Books by Ringo, John

Ringo, John. Into the Looking Glass. Riverdale, NY: Baen Publishing, 2005. ISBN 978-1-4165-2105-1.
Without warning, on a fine spring day in central Florida, an enormous explosion destroys the campus of the University of Central Florida and the surrounding region. The flash, heat pulse, and mushroom cloud are observed far from the site of the detonation. It is clear that casualties will be massive. First responders, fearing the worst, break out their equipment to respond to what seems likely to be nuclear terrorism. The yield of the explosion is estimated at 60 kilotons of TNT.

But upon closer examination, things seem distinctly odd. There is none of the residual radiation one would expect from a nuclear detonation, nor evidence of the prompt radiation nor electromagnetic pulse expected from a nuclear blast. A university campus seems an odd target for nuclear terrorism, in any case. What else could cause such a blast of such magnitude? Well, an asteroid strike could do it, but the odds against such an event are very long, and there was no evidence of ejecta falling back as you'd expect from an impact.

Faced with a catastrophic yet seemingly inexplicable event, senior government officials turn to a person with the background and security clearances to investigate further: Dr. Bill Weaver, a “redneck physicist” from Huntsville who works as a consultant to one of the “Beltway bandit” contractors who orbit the Pentagon. Weaver recalls that a physicist at the university, Ray Chen, was working on shortcut to produce a Higgs boson, bypassing the need for an enormous particle collider. Weaver's guess is that Chen's idea worked better than he imagined, releasing a pulse of energy which caused the detonation.

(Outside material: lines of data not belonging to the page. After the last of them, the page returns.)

template <int HS, int PMAX, int NW>
__global__ __launch_bounds__(NW * 64, 1) void attn_verify_fused_kernel(
    const float* __restrict__ qkv32, int n_part, int pairs, int n_rows, int ldq, int qkv_dim,
    const bf16_t* __restrict__ lora_b, float lora_scale, int split0, int split1,
    const bf16_t* __restrict__ cos, const bf16_t* __restrict__ sin, const int32_t* __restrict__ seq_slot,
    const int32_t* __restrict__ kv_len, bf16_t* __restrict__ k_cache, bf16_t* __restrict__ vT_cache,
    bf16_t* __restrict__ y, int n_head, int n_groups, int s_max, int p_max, int S, float scale) {
    constexpr int KS = HS / 16, DT = HS / 32, HALF = HS / 2, VC = 32;
    extern __shared__ __attribute__((aligned(16))) char smem[];
    const int pair = blockIdx.x, seq = pair / n_groups, g = pair % n_groups;
    const int q_per_kv = n_head / n_groups, ncol = S * q_per_kv;
    const int tid = threadIdx.x, lane = tid & 63, wave = tid >> 6;
    const int lr = lane & 31, lh = lane >> 5;
    const int slot = seq_slot[seq];
    const int len = kv_len[seq], pos = len - 1;
    const int n_live = min(S, p_max - pos);
    bf16_t* sQ = reinterpret_cast<bf16_t*>(smem);
    float* sKn = reinterpret_cast<float*>(smem + VC * HS * 2);
    float* sVn = sKn + S * HS;
    float* sXa = sVn + S * HS;
    float* sSn = sXa + S * 48;
    float* sPm = sSn + VC;
    float* sPl = sPm + NW * VC;
    float* sPo = sPl + NW * VC;
    constexpr int NT_ = NW * 64;

    struct VF { bf16x8 v; };
    struct Tile { bf16x8 kf[KS]; VF vf[DT][2]; };
    Tile tl;
    const bf16_t* kbase = k_cache + ((size_t)slot * n_groups + g) * s_max * HS;
    const bf16_t* vbase = vT_cache + ((size_t)slot * n_groups + g) * HS * s_max;
    const int n_tiles = (pos + n_live - 1 + 31) / 32;
    const int t_safe = pos >> 5;
    auto load_tile = [&](Tile& T, int t, bool early) {
#pragma unroll
        for (int ks = 0; ks < KS; ++ks) {
            const bf16x8* p = reinterpret_cast<const bf16x8*>(kbase + kfrag_blk<HS>(t, ks) + lane * 8);
            T.kf[ks] = early ? __builtin_nontemporal_load(p) : *p;
        }
#pragma unroll
        for (int dt = 0; dt < DT; ++dt)
#pragma unroll
            for (int s2 = 0; s2 < 2; ++s2) {
                const bf16x8* p = reinterpret_cast<const bf16x8*>(vbase + vfrag_blk<HS>(t, dt, s2) + lane * 8);
                T.vf[dt][s2].v = early ? __builtin_nontemporal_load(p) : *p;
            }
    };
    if (wave < t_safe) load_tile(tl, wave, true);

    const size_t pstride = (size_t)n_rows * ldq;
    auto psum = [&](int j, int c) {
        const float* row0 = qkv32 + ((size_t)seq * S + j) * ldq;
        float v[PMAX];
#pragma unroll
        for (int p = 0; p < PMAX; ++p) v[p] = p < n_part ? row0[p * pstride + c] : 0.f;
        float s = 0.f;
        if (pairs) {
#pragma unroll
            for (int p = 0; p < PMAX; p += 2) s += v[p] + v[p + 1];
        } else {
#pragma unroll
            for (int p = 0; p < PMAX; ++p) s += v[p];
        }
        return s;
    };
    if (lora_b != nullptr)
        for (int i = tid; i < 48 * S; i += NT_) sXa[i] = rbf(psum(i / 48, qkv_dim + i % 48));
    for (int i = tid; i < VC * HS; i += NT_) sQ[i] = 0;
    for (int i = tid; i < 2 * S * HS; i += NT_) sKn[i] = 0.f;
    __syncthreads();

    auto finish = [&](int j, int c) -> float {
        float o = rbf(psum(j, c));
        if (lora_b != nullptr) {
            const int seg = (c >= split0) + (c >= split1);
            const uint4* b4 = reinterpret_cast<const uint4*>(lora_b + (size_t)c * 16);
            float l = 0.f;
#pragma unroll
            for (int h = 0; h < 2; ++h) {
                const uint4 bv = b4[h];
                const bf16_t* bp = reinterpret_cast<const bf16_t*>(&bv);
#pragma unroll
                for (int e = 0; e < 8; ++e) l = fmaf(sXa[j * 48 + seg * 16 + h * 8 + e], bf2f(bp[e]), l);
            }
            o = rbf(o + rbf(rbf(l) * lora_scale));
        }
        return o;
    };
    const int gbase = g * (q_per_kv + 2) * HS;
    bf16_t* kdst = k_cache + ((size_t)slot * n_groups + g) * s_max * HS;
    bf16_t* vdst = vT_cache + ((size_t)slot * n_groups + g) * HS * s_max;
    const int n_rope = (q_per_kv + 1) * HALF, per_row = n_rope + HS;
    for (int it0 = tid; it0 < n_live * per_row; it0 += NT_) {
        const int jr = it0 / per_row, it = it0 % per_row, pj = pos + jr;
        if (it < n_rope) {
            const int j = it / HALF, i = it % HALF;
            const float x1 = finish(jr, gbase + j * HS + i), x2 = finish(jr, gbase + j * HS + HALF + i);
            const bf16_t* cp = cos + (size_t)pj * HS;
            const bf16_t* sp = sin + (size_t)pj * HS;
            const bf16_t o1 = f2bf(rbf(x1 * bf2f(cp[i])) + rbf(-x2 * bf2f(sp[i])));
            const bf16_t o2 = f2bf(rbf(x2 * bf2f(cp[HALF + i])) + rbf(x1 * bf2f(sp[HALF + i])));
            if (j < q_per_kv) {
                sQ[(jr * q_per_kv + j) * HS + i] = o1;
                sQ[(jr * q_per_kv + j) * HS + HALF + i] = o2;
            } else {
                sKn[jr * HS + i] = bf2f(o1);
                sKn[jr * HS + HALF + i] = bf2f(o2);
                kdst[kfrag_off<HS>(pj, i)] = o1;
                kdst[kfrag_off<HS>(pj, HALF + i)] = o2;
            }
        } else {
            const int e = it - n_rope;
            const bf16_t v = f2bf(finish(jr, gbase + (q_per_kv + 1) * HS + e));
            sVn[jr * HS + e] = bf2f(v);
            vdst[vfrag_off<HS>(pj, e)] = v;
        }
    }
    __threadfence_block();
    __syncthreads();
    if (wave >= t_safe && wave < n_tiles) load_tile(tl, wave, false);

    for (int c = wave; c < ncol; c += NW) {
        const float* kn = sKn + (c / q_per_kv) * HS;
        float p = 0.f;
        for (int e = lane; e < HS; e += 64) p += bf2f(sQ[c * HS + e]) * kn[e];
        p = wave_sum(p);
        if (lane == 0) sSn[c] = p * scale;
    }

    bf16x8 qf[KS];
#pragma unroll
    for (int ks = 0; ks < KS; ++ks) qf[ks] = *reinterpret_cast<const bf16x8*>(sQ + lr * HS + ks * 16 + lh * 8);
    const int j_col = lr < ncol ? lr / q_per_kv : 0;
    const int p_col = pos + (j_col < n_live ? j_col : 0);
    f32x16 o[DT];
#pragma unroll
    for (int dt = 0; dt < DT; ++dt)
#pragma unroll
        for (int r = 0; r < 16; ++r) o[dt][r] = 0.f;
    float m_run = -INFINITY, l_run = 0.f;
    auto compute_tile = [&](const Tile& T, int t) {
        const int key0 = t * 32;
        f32x16 st;
#pragma unroll
        for (int r = 0; r < 16; ++r) st[r] = 0.f;
#pragma unroll
        for (int ks = 0; ks < KS; ++ks) st = __builtin_amdgcn_mfma_f32_32x32x16_bf16(T.kf[ks], qf[ks], st, 0, 0, 0);
        float m_t = -INFINITY;
#pragma unroll
        for (int r = 0; r < 16; ++r) {
            const int key_abs = key0 + (r & 3) + 8 * (r >> 2) + 4 * lh;
            float sc = st[r] * scale;
            sc = key_abs < p_col ? sc : -INFINITY;
            st[r] = sc;
            m_t = fmaxf(m_t, sc);
        }
        m_t = fmaxf(m_t, __shfl_xor(m_t, 32, 64));
        const float m_new = fmaxf(m_run, m_t);
        const bool none = m_new == -INFINITY;
        const float alpha = none ? 1.f : __expf(m_run - m_new);
        m_run = m_new;
        float psm = 0.f;
#pragma unroll
        for (int r = 0; r < 16; ++r) {
            const float p = none ? 0.f : __expf(st[r] - m_new);
            st[r] = p;
            psm += p;
        }
        l_run = l_run * alpha + psm;
#pragma unroll
        for (int s2 = 0; s2 < 2; ++s2) {
            union { bf16x8 v; uint32_t u[4]; } pf;
#pragma unroll
            for (int j = 0; j < 4; ++j) pf.u[j] = pack2bf(st[8 * s2 + 2 * j], st[8 * s2 + 2 * j + 1]);
#pragma unroll
            for (int dt = 0; dt < DT; ++dt) {
                if (s2 == 0) {
#pragma unroll
                    for (int r = 0; r < 16; ++r) o[dt][r] *= alpha;
                }
                o[dt] = __builtin_amdgcn_mfma_f32_32x32x16_bf16(T.vf[dt][s2].v, pf.v, o[dt], 0, 0, 0);
            }
        }
    };
    for (int base = wave; base < n_tiles; base += NW) {
        compute_tile(tl, base);
        if (base + NW < n_tiles) load_tile(tl, base + NW, false);
    }
    const float l_tot = l_run + __shfl_xor(l_run, 32, 64);
    if (lr < ncol) {
        if (lh == 0) {
            sPm[wave * VC + lr] = m_run;
            sPl[wave * VC + lr] = l_tot;
        }
#pragma unroll
        for (int dt = 0; dt < DT; ++dt)
#pragma unroll
            for (int r = 0; r < 16; ++r) {
                const int d = dt * 32 + (r & 3) + 8 * (r >> 2) + 4 * lh;
                sPo[(wave * HS + d) * ncol + lr] = o[dt][r];
            }
    }
    __syncthreads();
    for (int it = tid; it < ncol * HS; it += NT_) {
        const int c = it / HS, d = it % HS, jr = c / q_per_kv, h = c % q_per_kv;
        const float sn = sSn[c];
        float M = sn;
#pragma unroll
        for (int w = 0; w < NW; ++w) M = fmaxf(M, sPm[w * VC + c]);
        const float pn = __expf(sn - M);
        float L = pn, O = rbf(pn) * sVn[jr * HS + d];
#pragma unroll
        for (int w = 0; w < NW; ++w) {
            const float mw = sPm[w * VC + c];
            const float f = (mw == -INFINITY) ? 0.f : __expf(mw - M);
            L += sPl[w * VC + c] * f;
            O += sPo[(w * HS + d) * ncol + c] * f;
        }
        y[((size_t)seq * S + jr) * n_head * HS + (g * q_per_kv + h) * HS + d] = f2bf(O / L);
    }
}
template <int HS>
size_t attn_verify_lds(int S, int ncol) {
    constexpr int NW = attn_fused_waves<HS>();
    return 32 * HS * 2 + (size_t)(2 * S * HS + 48 * S + 32 + 2 * NW * 32 + NW * HS * ncol) * sizeof(float);
}

template <int MAXC>
__global__ __launch_bounds__(256) void finish_norm_kernel(const float* __restrict__ h32, int n_part, int pairs, int rows, int ldh,
                                                          const bf16_t* __restrict__ lora_b, float lora_scale,
                                                          const bf16_t* __restrict__ x_resid,
                                                          const bf16_t* __restrict__ w_norm, bf16_t* __restrict__ x_out,
                                                          bf16_t* __restrict__ xn_out, int d, float eps,
                                                          const uint8_t* __restrict__ row_tail) {
    __shared__ float sXa[16];
    __shared__ float sRed[4];
    const int row = blockIdx.x, tid = threadIdx.x, lane = tid & 63, wave = tid >> 6;
    const float* hrow = h32 + (size_t)row * ldh;
    const size_t pstride = (size_t)rows * ldh;
    if (lora_b != nullptr && tid < 16) {
        float pv[MAXP];
#pragma unroll
        for (int p = 0; p < MAXP; ++p) pv[p] = p < n_part ? hrow[p * pstride + d + tid] : 0.f;
        float s = 0.f;
        if (pairs) {
#pragma unroll
            for (int p = 0; p < MAXP; p += 2) s += pv[p] + pv[p + 1];
        } else {
#pragma unroll
            for (int p = 0; p < MAXP; ++p) s += pv[p];
        }
        sXa[tid] = rbf(s);
    }
    __syncthreads();
    float v[MAXC][8];
    float ss = 0.f;
#pragma unroll
    for (int i = 0; i < MAXC; ++i) {
        const int c0 = (tid + i * 256) * 8;
        if (c0 < d) {
            float acc[8];
#pragma unroll
            for (int e = 0; e < 8; ++e) acc[e] = 0.f;
            for (int p0 = 0; p0 < n_part; p0 += 4) {
                float4 a0[4], a1[4];
#pragma unroll
                for (int q = 0; q < 4; ++q) {
                    const int p = p0 + q < n_part ? p0 + q : p0;
                    a0[q] = *reinterpret_cast<const float4*>(hrow + p * pstride + c0);
                    a1[q] = *reinterpret_cast<const float4*>(hrow + p * pstride + c0 + 4);
                }
                if (pairs) {
#pragma unroll
                    for (int q = 0; q < 4; q += 2) {
                        if (p0 + q < n_part) {
                            const bool two = p0 + q + 1 < n_part;
                            const float4 b0 = two ? a0[q + 1] : float4{0.f, 0.f, 0.f, 0.f}, b1 = two ? a1[q + 1] : float4{0.f, 0.f, 0.f, 0.f};
                            acc[0] += a0[q].x + b0.x; acc[1] += a0[q].y + b0.y; acc[2] += a0[q].z + b0.z; acc[3] += a0[q].w + b0.w;
                            acc[4] += a1[q].x + b1.x; acc[5] += a1[q].y + b1.y; acc[6] += a1[q].z + b1.z; acc[7] += a1[q].w + b1.w;
                        }
                    }
                } else {
#pragma unroll
                for (int q = 0; q < 4; ++q) {
                    if (p0 + q < n_part) {
                        acc[0] += a0[q].x; acc[1] += a0[q].y; acc[2] += a0[q].z; acc[3] += a0[q].w;
                        acc[4] += a1[q].x; acc[5] += a1[q].y; acc[6] += a1[q].z; acc[7] += a1[q].w;
                    }
                }
                }
            }
            const uint4 xr = *reinterpret_cast<const uint4*>(x_resid + (size_t)row * d + c0);
            const bf16_t* xp = reinterpret_cast<const bf16_t*>(&xr);
            uint4 xo;
            bf16_t* xop = reinterpret_cast<bf16_t*>(&xo);
#pragma unroll
            for (int e = 0; e < 8; ++e) {
                float o = rbf(acc[e]);
                if (lora_b != nullptr) {
                    const uint4* b4 = reinterpret_cast<const uint4*>(lora_b + (size_t)(c0 + e) * 16);
                    float l = 0.f;
#pragma unroll
                    for (int h = 0; h < 2; ++h) {
                        const uint4 bv = b4[h];
                        const bf16_t* bp = reinterpret_cast<const bf16_t*>(&bv);
#pragma unroll
                        for (int k = 0; k < 8; ++k) l = fmaf(sXa[h * 8 + k], bf2f(bp[k]), l);
                    }
                    o = rbf(o + rbf(rbf(l) * lora_scale));
                }
                xop[e] = f2bf(bf2f(xp[e]) + o);
                v[i][e] = bf2f(xop[e]);
                ss += rbf(v[i][e] * v[i][e]);
            }
            *reinterpret_cast<uint4*>(x_out + (size_t)row * d + c0) = xo;
        }
    }
    ss = wave_sum(ss);
    if (lane == 0) sRed[wave] = ss;
    __syncthreads();
    ss = sRed[0] + sRed[1] + sRed[2] + sRed[3];
    const float ms = rbf(ss / (float)d);
    const float t = rbf(ms + eps);
    const bool tail = row_tail != nullptr && row_tail[row] != 0;
    const float r = tail ? rbf(1.0f / rbf(sqrtf(t))) : rbf(1.0f / sqrtf(t));
#pragma unroll
    for (int i = 0; i < MAXC; ++i) {
        const int c0 = (tid + i * 256) * 8;
        if (c0 < d) {
            const uint4 wu = *reinterpret_cast<const uint4*>(w_norm + c0);
            const bf16_t* wp = reinterpret_cast<const bf16_t*>(&wu);
            uint4 o;
            bf16_t* op = reinterpret_cast<bf16_t*>(&o);
#pragma unroll
            for (int e = 0; e < 8; ++e) op[e] = f2bf(bf2f(wp[e]) * rbf(v[i][e] * r));
            *reinterpret_cast<uint4*>(xn_out + (size_t)row * d + c0) = o;
        }
    }
}

}

extern "C" int dh_attn_decode_fused_bf16(const float* qkv32, int n_part, int pairs, int n_seq, int qkv_dim, int n_ext,
                                         const dh_bf16* lora_b, float lora_scale, int split0, int split1,
                                         const dh_bf16* cos, const dh_bf16* sin, const int32_t* seq_slot,
                                         const int32_t* kv_len, dh_bf16* k_cache, dh_bf16* vT_cache, dh_bf16* y,
                                         int n_head, int n_groups, int hs, int s_max, void* stream) {
    DH_CHECK(qkv32 && cos && sin && seq_slot && kv_len && k_cache && vT_cache && y, "dh_attn_decode_fused_bf16: null argument");
    DH_CHECK(n_groups > 0 && n_head % n_groups == 0 && n_head / n_groups <= DCOLS, "dh_attn_decode_fused_bf16: bad head counts");
    DH_CHECK(hs == 64 || hs == 96 || hs == 128, "dh_attn_decode_fused_bf16: head_size %d unsupported", hs);
    DH_CHECK(s_max % 64 == 0 && n_part >= 1 && n_part <= MAXP, "dh_attn_decode_fused_bf16: bad s_max / n_part");
    DH_CHECK(qkv_dim == (n_head + 2 * n_groups) * hs, "dh_attn_decode_fused_bf16: qkv_dim mismatch");
    DH_CHECK(lora_b == nullptr || n_ext >= 48, "dh_attn_decode_fused_bf16: LoRA needs the 48 x·A^T columns");
    if (n_seq <= 0) return 0;
    const float scale = 1.0f / sqrtf((float)hs);
    hipStream_t s = (hipStream_t)stream;
    dim3 grid(n_seq * n_groups);
#define ATT_LAUNCH(HSV, PM)                                                                                           \
    hipLaunchKernelGGL((attn_decode_fused_kernel<HSV, PM, attn_fused_waves<HSV>()>), grid, dim3(64 * attn_fused_waves<HSV>()), attn_fused_lds<HSV>(), s, qkv32, n_part, pairs, n_seq,  \
                       qkv_dim + n_ext, qkv_dim, lora_b, lora_scale, split0, split1, cos, sin, seq_slot, kv_len, k_cache,  \
                       vT_cache, y, n_head, n_groups, s_max, scale)
    if (hs == 64) {
        DH_MAX_LDS_ONCE((attn_decode_fused_kernel<64, 2, attn_fused_waves<64>()>), attn_fused_lds<64>());
        DH_MAX_LDS_ONCE((attn_decode_fused_kernel<64, 8, attn_fused_waves<64>()>), attn_fused_lds<64>());
        DH_MAX_LDS_ONCE((attn_decode_fused_kernel<64, 16, attn_fused_waves<64>()>), attn_fused_lds<64>());
        if (n_part <= 2) ATT_LAUNCH(64, 2);
        else if (n_part <= 8) ATT_LAUNCH(64, 8);
        else ATT_LAUNCH(64, 16);
    } else if (hs == 96) {
        DH_MAX_LDS_ONCE((attn_decode_fused_kernel<96, 2, 8>), attn_fused_lds<96>());
        DH_MAX_LDS_ONCE((attn_decode_fused_kernel<96, 8, 8>), attn_fused_lds<96>());
        DH_MAX_LDS_ONCE((attn_decode_fused_kernel<96, 16, 8>), attn_fused_lds<96>());
        if (n_part <= 2) ATT_LAUNCH(96, 2);
        else if (n_part <= 8) ATT_LAUNCH(96, 8);
        else ATT_LAUNCH(96, 16);
    } else {
        DH_MAX_LDS_ONCE((attn_decode_fused_kernel<128, 2, 8>), attn_fused_lds<128>());
        DH_MAX_LDS_ONCE((attn_decode_fused_kernel<128, 8, 8>), attn_fused_lds<128>());
        DH_MAX_LDS_ONCE((attn_decode_fused_kernel<128, 16, 8>), attn_fused_lds<128>());
        if (n_part <= 2) ATT_LAUNCH(128, 2);
        else if (n_part <= 8) ATT_LAUNCH(128, 8);
        else ATT_LAUNCH(128, 16);
    }
#undef ATT_LAUNCH
    DH_LAUNCH_CHECK();
    return 0;
}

If things so far seemed curious, now they began to get weird. Approaching the site of the detonation, teams observed a black globe, seemingly absorbing all light, where Dr. Chen's laboratory used to be. Then one, and another, giant bug emerge from the globe. Floridians become accustomed to large, ugly-looking bugs, but nothing like this—these are creatures from another world, or maybe universe. A little girl, unharmed, wanders into the camp, giving her home address as in an area completely obliterated by the explosion. She is clutching a furry alien with ten legs: “Tuffy”, who she says speaks to her. Scientists try to examine the creature and quickly learn the wisdom of the girl's counsel to not mess with Tuffy.

Police respond to a home invasion call some distance from the site of the detonation: a report that demons are attacking their house. Investigating, another portal is discovered in the woods behind the house, from which monsters begin to issue, quickly overpowering the light military force summoned to oppose them. It takes a redneck militia to reinforce a perimeter around the gateway, while waiting for the Army to respond.

Apparently, whatever happened on the campus not only opened a gateway there, but is spawning gateways further removed. Some connect to worlds seemingly filled with biologically-engineered monsters bent upon conquest, while others connect to barren planets, a race of sentient felines, and other aliens who may be allies or enemies. Weaver has to puzzle all of this out, while participating in the desperate effort to prevent the invaders, “T!Ch!R!” or “Titcher”, from establishing a beachhead on Earth. And the stakes may be much greater than the fate of the Earth.

This is an action-filled romp, combining the initiation of humans into a much larger universe worthy of Golden Age science fiction with military action fiction. I doubt that in the real world Weaver, the leading expert on the phenomenon and chief investigator into it, would be allowed to participate in what amounts to commando missions in which his special skills are not required but, hey, it makes the story more exciting, and if a thriller doesn't thrill, it has failed in its mission.

I loved one aspect of the conclusion: never let an alien invasion go to waste. You'll understand what I'm alluding to when you get there. And, in the Golden Age tradition, the story sets up for further adventures. While John Ringo wrote this book by himself, the remaining three novels in the Looking Glass series are co-authored with Travis S. Taylor, upon whom the character of Bill Weaver was modeled.